# Prompt
Work out how many lines in the following entries contain the string "base", and write only that number.

Saved entries

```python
SIGNATURES = {
    "scasml_abi_version": (C.c_int, []),
    "scasml_last_error": (C.c_char_p, []),
    "scasml_sizeof": (C.c_size_t, [C.c_int]),
    "scasml_points_per_root": (C.c_int64, [C.POINTER(Plan)]),
    "scasml_point_stride": (C.c_int32, [C.c_int32]),
    "scasml_picard_tree": (C.c_int, [C.POINTER(Problem), C.POINTER(Plan), C.c_int, C.c_void_p, C.c_int64, C.c_int64, Rng,
                                     C.c_void_p, C.c_void_p, C.c_void_p, C.c_void_p, C.c_void_p]),
    "scasml_clip": (C.c_int, [C.c_void_p, C.c_int64, C.c_float, C.c_void_p]),
    "scasml_clip_round16": (C.c_int, [C.c_void_p, C.c_int64, C.c_float, C.c_int32, C.c_void_p]),
    "scasml_debug_normals": (C.c_int, [Rng, C.c_uint32, C.c_int32, C.c_int64, C.c_void_p, C.c_void_p]),
    "scasml_debug_jax_normals": (C.c_int, [C.c_uint32, C.c_uint32, C.c_uint64, C.c_int64, C.c_void_p, C.c_void_p]),
    "scasml_debug_transform": (C.c_int, [C.c_uint32, C.c_int64, C.c_void_p, C.c_void_p]),
    "scasml_normal_table_rows": (C.c_int32, []),
    "scasml_normal_table": (C.c_int, [C.c_void_p, C.c_int32]),
    "scasml_gp_plane_halfwords": (C.c_int64, [C.c_int32, C.c_int32]),
    "scasml_gp_coef_floats": (C.c_int64, [C.c_int32]),
    "scasml_gp_pack": (C.c_int, [C.c_int32, C.c_float, C.c_float, C.c_void_p, C.c_int32, C.c_void_p, C.c_int32, C.c_void_p,
                                 C.c_void_p, C.c_void_p, C.c_void_p, C.c_void_p, C.c_void_p]),
    "scasml_gp_eval": (C.c_int, [C.POINTER(GpModel), C.c_void_p, C.c_int64, C.c_void_p, C.c_void_p, C.c_void_p]),
    "scasml_gp_eval_sites": (C.c_int, [C.POINTER(GpModel), C.c_void_p, C.c_int64, C.c_int64, C.c_void_p, C.c_void_p, C.c_void_p]),
    "scasml_plan_site_kinds": (C.c_int, [C.POINTER(Plan), C.c_int32, C.c_int32, C.c_void_p, C.c_void_p]),
    "scasml_plan_deal_units": (C.c_int32, [C.POINTER(Plan), C.c_int32, C.c_void_p, C.c_void_p, C.c_int32, C.c_void_p]),
    "scasml_tile_order_blocks": (C.c_int64, [C.c_int64, C.c_int64, C.c_int32]),
    "scasml_tile_order": (C.c_int, [C.c_int64, C.c_int64, C.c_int64, C.c_int32, C.POINTER(C.c_int64), C.POINTER(C.c_int64)]),
    "scasml_gp_gradient": (C.c_int, [C.POINTER(GpModel), C.c_void_p, C.c_int64, C.c_void_p, C.c_void_p]),
    "scasml_gp_gram": (C.c_int, [C.c_int32, C.c_double, C.c_void_p, C.c_int32, C.c_void_p, C.c_int32, C.c_void_p, C.c_void_p]),
    "scasml_gp_newton_b": (C.c_int, [C.c_int32, C.c_int32, C.c_double, C.c_double, C.c_void_p, C.c_void_p, C.c_int32, C.c_int32, C.c_void_p, C.c_void_p]),
# ... 8 lines not shown
    "scasml_gp_eval_compat": (C.c_int, [C.c_int32, C.c_double, C.c_double, C.c_double, C.c_int32, C.c_void_p, C.c_int32, C.c_int32, C.c_int64, C.c_void_p,
                                        C.c_void_p, C.c_int32, C.c_void_p, C.c_int64, C.c_int32, C.c_void_p, C.c_void_p, C.c_void_p]),
    "scasml_gp_gradient_compat": (C.c_int, [C.c_int32, C.c_double, C.c_void_p, C.c_int32, C.c_int32, C.c_int64, C.c_void_p, C.c_void_p, C.c_int32,
                                            C.c_void_p, C.c_int64, C.c_int32, C.c_void_p, C.c_void_p]),
    "scasml_gp_compat_model_floats": (C.c_int64, [C.c_int32, C.c_int32]),
    "scasml_gp_compat_pack_mfma": (C.c_int, [C.c_int32, C.c_float, C.c_void_p, C.c_int32, C.c_void_p, C.c_int32, C.c_void_p, C.c_void_p,
                                             C.c_void_p, C.c_void_p]),
    "scasml_gp_eval_compat_sites": (C.c_int, [C.c_int32, C.c_float, C.c_float, C.c_float, C.c_int32, C.c_void_p, C.c_int32, C.c_int32, C.c_void_p,
                                              C.c_int32, C.c_float, C.c_void_p, C.c_int64, C.c_int64, C.c_void_p, C.c_void_p, C.c_void_p, C.c_void_p]),
    "scasml_gp_eval_compat_site_list": (C.c_int, [C.c_int32, C.c_float, C.c_float, C.c_float, C.c_int32, C.c_void_p, C.c_int32, C.c_int32, C.c_void_p,
                                                  C.c_int32, C.c_float, C.c_void_p, C.c_int64, C.c_int64, C.c_void_p, C.c_void_p, C.c_int32, C.c_void_p,
                                                  C.c_void_p, C.c_void_p]),
    "scasml_gp_cross_rows": (C.c_int, [C.c_int32, C.c_double, C.c_void_p, C.c_int32, C.c_void_p, C.c_int32, C.c_void_p, C.c_int32, C.c_int32, C.c_int32,
                                       C.c_void_p, C.c_int64, C.c_int64, C.c_void_p, C.c_int64, C.c_void_p]),
    "scasml_gp_gram_rows": (C.c_int, [C.c_int32, C.c_double, C.c_void_p, C.c_int32, C.c_void_p, C.c_int32, C.c_int64, C.c_int32, C.c_int64,
                                      C.c_void_p, C.c_int64, C.c_void_p]),
    "scasml_gp_gram_compat_rows": (C.c_int, [C.c_int32, C.c_double, C.c_void_p, C.c_int32, C.c_void_p, C.c_int32, C.c_void_p, C.c_int32, C.c_int64,
                                             C.c_int32, C.c_int64, C.c_void_p, C.c_int64, C.c_void_p]),
    "scasml_gemm_nt_sub": (C.c_int, [C.c_void_p, C.c_int64, C.c_int64, C.c_int64, C.c_void_p, C.c_int64, C.c_void_p, C.c_int64, C.c_int64,
                                     C.c_int64, C.c_int64, C.c_int64, C.c_void_p]),
    "scasml_gp_newton_jv": (C.c_int, [C.c_int32, C.c_int32, C.c_double, C.c_double, C.c_void_p, C.c_void_p, C.c_int32, C.c_int32, C.c_void_p, C.c_void_p]),
    "scasml_gp_newton_jtv": (C.c_int, [C.c_int32, C.c_int32, C.c_double, C.c_double, C.c_void_p, C.c_void_p, C.c_void_p, C.c_void_p, C.c_double,
                                       C.c_int32, C.c_int32, C.c_void_p, C.c_void_p]),
    "scasml_trsm_right_lt": (C.c_int, [C.c_void_p, C.c_int64, C.c_int64, C.c_void_p, C.c_int64, C.c_int64, C.c_void_p]),
    "scasml_gemv_sub": (C.c_int, [C.c_void_p, C.c_int64, C.c_int64, C.c_int64, C.c_void_p, C.c_void_p, C.c_int, C.c_void_p]),
    "scasml_gemv_t_ordered_scratch": (C.c_int64, [C.c_int64, C.c_int64]),
    "scasml_gemv_t_sub_ordered": (C.c_int, [C.c_void_p, C.c_int64, C.c_int64, C.c_int64, C.c_void_p, C.c_void_p, C.c_void_p, C.c_int64, C.c_void_p]),
    "scasml_gemv_sub_tri": (C.c_int, [C.c_void_p, C.c_int64, C.c_int64, C.c_int64, C.c_void_p, C.c_void_p, C.c_int64, C.c_int64, C.c_void_p]),
    "scasml_gemv_t_sub_ordered_tri": (C.c_int, [C.c_void_p, C.c_int64, C.c_int64, C.c_int64, C.c_void_p, C.c_void_p, C.c_void_p, C.c_int64, C.c_int64, C.c_int64,
                                                C.c_void_p]),
    "scasml_cholesky": (C.c_int, [C.c_void_p, C.c_int64, C.c_double, C.c_void_p, C.c_void_p]),
    "scasml_cholesky_inverse": (C.c_int, [C.c_void_p, C.c_int64, C.c_void_p, C.c_void_p]),
    "scasml_trsm_lower": (C.c_int, [C.c_void_p, C.c_int64, C.c_void_p, C.c_int64, C.c_int, C.c_void_p]),
}


class ScasmlError(RuntimeError):
    pass


def load():
    global _LIB
    if _LIB is not None:
        return _LIB
    import torch
    if not os.path.exists(LIB_PATH):
        raise ScasmlError(
            "libscasml_hip.so is not built (%s missing). Build it with "
            "`python -c 'import __graft_entry__ as g; g.build()'` or `python -m scasml_gp_amd._build`; "
            "scasml_gp_amd has no CPU fallback." % LIB_PATH)
    lib = C.CDLL(LIB_PATH)
    for name, (res, args) in SIGNATURES.items():
        fn = getattr(lib, name)
        fn.restype, fn.argtypes = res, args
    if lib.scasml_abi_version() != ABI_VERSION:
        raise ScasmlError("libscasml_hip.so ABI %d != binding ABI %d" % (lib.scasml_abi_version(), ABI_VERSION))
    for which, st in enumerate(_STRUCTS):
        if lib.scasml_sizeof(which) != C.sizeof(st):
            raise ScasmlError("struct %s: library says %d bytes, binding %d" % (st.__name__, lib.scasml_sizeof(which), C.sizeof(st)))
    _LIB = lib
    return lib


def check(rc, what):
    if rc != 0:
        raise ScasmlError("%s failed (%d): %s" % (what, rc, load().scasml_last_error().decode()))
# ... 17 lines not shown
```

### scasml_gp_amd/csrc/picard_tree.hpp

```cpp
#pragma once
#include <string.h>
#include "common.hpp"
#include "equations.hpp"
#include "philox_normal.hpp"

namespace scasml {

struct TreeArgs {
    scasml_plan plan;
    const float *x_t;
    float *points;
    const float4 *gpv;
    float *out_uz;
    float *out_uhat;
    int64_t B;
    int64_t Bs;
    int64_t ppr;
    uint32_t k0, k1, stream, root0;
    int32_t rank, world;
    const uint8_t *owner;
    int32_t crn;
    int32_t f16;
    const uint32_t *jk;
    int32_t d, G, logG, kp;
    float T, mu, sigma, clip;
};

__device__ __forceinline__ float4 f4(float v) { return make_float4(v, v, v, v); }
__device__ __forceinline__ float4 fma4(float s, float4 a, float4 b) {
    return make_float4(fmaf(s, a.x, b.x), fmaf(s, a.y, b.y), fmaf(s, a.z, b.z), fmaf(s, a.w, b.w));
}
__device__ __forceinline__ float4 add4(float4 a, float s) { return make_float4(a.x + s, a.y + s, a.z + s, a.w + s); }
__device__ __forceinline__ float4 f4_scale(float4 a, float s) { return make_float4(a.x * s, a.y * s, a.z * s, a.w * s); }
__device__ __forceinline__ float4 mul4(float4 a, float4 b) { return make_float4(a.x * b.x, a.y * b.y, a.z * b.z, a.w * b.w); }
__device__ __forceinline__ float clip1(float v, float c) { return v < -c ? -c : (v > c ? c : v); }
__device__ __forceinline__ float r16(float v) { return (float)(_Float16)v; }
__device__ __forceinline__ float rcp_fast(float v) { return __builtin_amdgcn_rcpf(v); }
__device__ __forceinline__ float sqrt_fast(float v) { return __builtin_amdgcn_sqrtf(v); }
__device__ __forceinline__ float exp_fast(float v) { return __builtin_amdgcn_exp2f(v * 1.44269504088896341f); }
// ... 104 lines not shown
    __device__ __forceinline__ float4 normals(uint32_t site) const {
        return mul4(normal4(gl, site, root, a.stream, a.k0, a.k1), mask);
    }
    __device__ __forceinline__ float4 normals_jax(uint32_t kslot, uint64_t row, uint32_t width, uint32_t m) const {
        const uint32_t k0 = a.jk[2 * kslot], k1 = a.jk[2 * kslot + 1];
        const uint64_t first = (row * width + m) * (uint64_t)a.d + 4u * gl;
        float4 v;
        v.x = mask.x != 0.0f ? jax_normal_f16(k0, k1, first + 0) : 0.0f;
        v.y = mask.y != 0.0f ? jax_normal_f16(k0, k1, first + 1) : 0.0f;
        v.z = mask.z != 0.0f ? jax_normal_f16(k0, k1, first + 2) : 0.0f;
        v.w = mask.w != 0.0f ? jax_normal_f16(k0, k1, first + 3) : 0.0f;
        return v;
    }
    template <int N>
    __device__ __forceinline__ uint32_t nsplits() const {
        if constexpr (N <= 0) {
            return 0u;
        } else {
            return nsplits_from<N, 0>();
        }
    }
    template <int N, int L>
    __device__ __forceinline__ uint32_t nsplits_from() const {
        if constexpr (L >= N) {
            return 0u;
        } else {
            const uint32_t per = 1u + nsplits<L>() + nsplits<L - 1>();
            return (uint32_t)a.plan.term[N][L].q * per + nsplits_from<N, L + 1>();
        }
    }
    __device__ __forceinline__ void emit_point(float4 X, float t, uint32_t site) const {
        if (!row_lane) return;
        float4 *base = reinterpret_cast<float4 *>(a.points + (int64_t)site * a.Bs * a.kp);
        base[row_off4] = fma4(t, tmask, mul4(X, mask));
    }
    __device__ __forceinline__ float4 gp_at(uint32_t site) const { return (a.gpv + (int64_t)site * a.Bs)[gp_off]; }
    __device__ __forceinline__ float4 load_point(uint32_t site) const {
        const float4 *base = reinterpret_cast<const float4 *>(a.points + (int64_t)site * a.Bs * a.kp);
        return base[row_off4];
    }
    __device__ __forceinline__ bool mine_at(int un) const {
        return a.owner ? (int)a.owner[un] == a.rank : (un % a.world) == a.rank;
    }
    __device__ __forceinline__ bool owned(bool top) {
        if (!top || a.world == 1) return true;
        const bool mine = mine_at(unit);
        ++unit;
        return mine;
    }

    __device__ __forceinline__ float g_terminal(float4 XT, float u_hat) const {
        float g = EqDef<EQ>::G(dim_sum(EqDef<EQ>::phi(XT)), a.T);
        if (a.f16) g = r16(g);
        if constexpr (MODE == SCASML_MODE_ACCUMULATE) {
            g -= u_hat;
            if (a.f16) g = r16(g);
        }
        return g;
    }
    __device__ __forceinline__ float f_eval(float uc, float4 zc, float4 gp) const {
        const float sz = dim_sum(zc);
        const float fd = (float)a.d;
        if constexpr (EqDef<EQ>::kGradSquare) {
            static_assert(MODE != SCASML_MODE_ACCUMULATE, "an f of |z|^2 needs the surrogate's full gradient per site: not in the fused evaluation");
            const float v = EqDef<EQ>::f2(uc, sz, dim_sum(mul4(zc, zc)), a.sigma, fd);
            return a.f16 ? r16(v) : v;
        } else if constexpr (MODE == SCASML_MODE_ACCUMULATE) {
            const float sg = a.sigma * gp.y;
            const float v1 = EqDef<EQ>::f(uc + gp.x, sg + sz, a.sigma, fd), v2 = EqDef<EQ>::f(gp.x, sg, a.sigma, fd);
            return a.f16 ? r16(r16(v1) - r16(v2)) : v1 - v2;
        } else {
            const float v = EqDef<EQ>::f(uc, sz, a.sigma, fd);
// ... 283 lines not shown
```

# Written response
4